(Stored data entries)

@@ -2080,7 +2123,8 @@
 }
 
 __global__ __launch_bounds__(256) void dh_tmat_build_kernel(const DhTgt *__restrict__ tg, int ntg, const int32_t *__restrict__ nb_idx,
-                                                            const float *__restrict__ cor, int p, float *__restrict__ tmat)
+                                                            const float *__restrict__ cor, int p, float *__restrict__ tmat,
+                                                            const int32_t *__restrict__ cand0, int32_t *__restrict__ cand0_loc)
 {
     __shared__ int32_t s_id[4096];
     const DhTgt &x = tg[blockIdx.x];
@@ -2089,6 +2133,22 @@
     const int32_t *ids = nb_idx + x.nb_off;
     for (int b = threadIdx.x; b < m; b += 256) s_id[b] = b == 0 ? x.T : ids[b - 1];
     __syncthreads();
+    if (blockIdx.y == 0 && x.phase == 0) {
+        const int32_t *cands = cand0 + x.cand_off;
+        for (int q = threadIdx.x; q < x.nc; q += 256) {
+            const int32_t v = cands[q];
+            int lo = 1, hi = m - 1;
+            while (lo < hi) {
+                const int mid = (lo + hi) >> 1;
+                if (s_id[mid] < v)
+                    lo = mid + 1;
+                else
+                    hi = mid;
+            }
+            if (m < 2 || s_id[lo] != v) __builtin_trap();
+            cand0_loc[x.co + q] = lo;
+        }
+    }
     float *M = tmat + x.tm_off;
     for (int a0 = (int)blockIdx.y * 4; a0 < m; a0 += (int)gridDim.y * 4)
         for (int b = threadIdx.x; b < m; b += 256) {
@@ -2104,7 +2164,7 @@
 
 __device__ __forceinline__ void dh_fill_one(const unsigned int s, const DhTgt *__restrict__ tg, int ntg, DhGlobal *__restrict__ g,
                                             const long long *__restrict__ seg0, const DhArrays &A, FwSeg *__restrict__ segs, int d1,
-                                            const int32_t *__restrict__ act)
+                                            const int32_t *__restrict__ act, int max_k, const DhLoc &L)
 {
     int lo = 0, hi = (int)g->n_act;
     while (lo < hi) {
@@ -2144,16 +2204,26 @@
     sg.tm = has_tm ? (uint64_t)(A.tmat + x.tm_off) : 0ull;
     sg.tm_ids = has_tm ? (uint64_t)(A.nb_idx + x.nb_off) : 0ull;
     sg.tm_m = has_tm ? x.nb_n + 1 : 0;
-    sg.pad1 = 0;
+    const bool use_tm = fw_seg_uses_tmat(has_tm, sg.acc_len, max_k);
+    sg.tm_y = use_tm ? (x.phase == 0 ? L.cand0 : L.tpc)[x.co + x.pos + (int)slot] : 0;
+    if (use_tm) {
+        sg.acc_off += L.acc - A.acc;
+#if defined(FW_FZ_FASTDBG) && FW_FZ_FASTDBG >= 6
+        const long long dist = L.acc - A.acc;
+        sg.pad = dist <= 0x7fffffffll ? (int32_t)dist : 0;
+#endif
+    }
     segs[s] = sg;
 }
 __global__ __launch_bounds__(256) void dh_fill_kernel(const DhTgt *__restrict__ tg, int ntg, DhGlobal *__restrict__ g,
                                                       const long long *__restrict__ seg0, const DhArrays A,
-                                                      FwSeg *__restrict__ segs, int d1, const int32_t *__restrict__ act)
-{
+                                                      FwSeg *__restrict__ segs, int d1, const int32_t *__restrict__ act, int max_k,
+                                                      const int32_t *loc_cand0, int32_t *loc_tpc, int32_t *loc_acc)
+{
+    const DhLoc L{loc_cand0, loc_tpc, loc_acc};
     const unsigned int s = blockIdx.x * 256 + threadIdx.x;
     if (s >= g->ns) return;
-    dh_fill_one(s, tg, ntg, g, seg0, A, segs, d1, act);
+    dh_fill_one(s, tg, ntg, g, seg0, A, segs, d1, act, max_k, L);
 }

What you should do :: Find the line with "for (int a0" in the entries above. Retype it and each line after it, exactly, through the line with "const long long *__restrict__ seg0, const DhArrays &A, FwSeg", and stop there.

Exercise response ::
     for (int a0 = (int)blockIdx.y * 4; a0 < m; a0 += (int)gridDim.y * 4)
         for (int b = threadIdx.x; b < m; b += 256) {
@@ -2104,7 +2164,7 @@
 
 __device__ __forceinline__ void dh_fill_one(const unsigned int s, const DhTgt *__restrict__ tg, int ntg, DhGlobal *__restrict__ g,
                                             const long long *__restrict__ seg0, const DhArrays &A, FwSeg *__restrict__ segs, int d1,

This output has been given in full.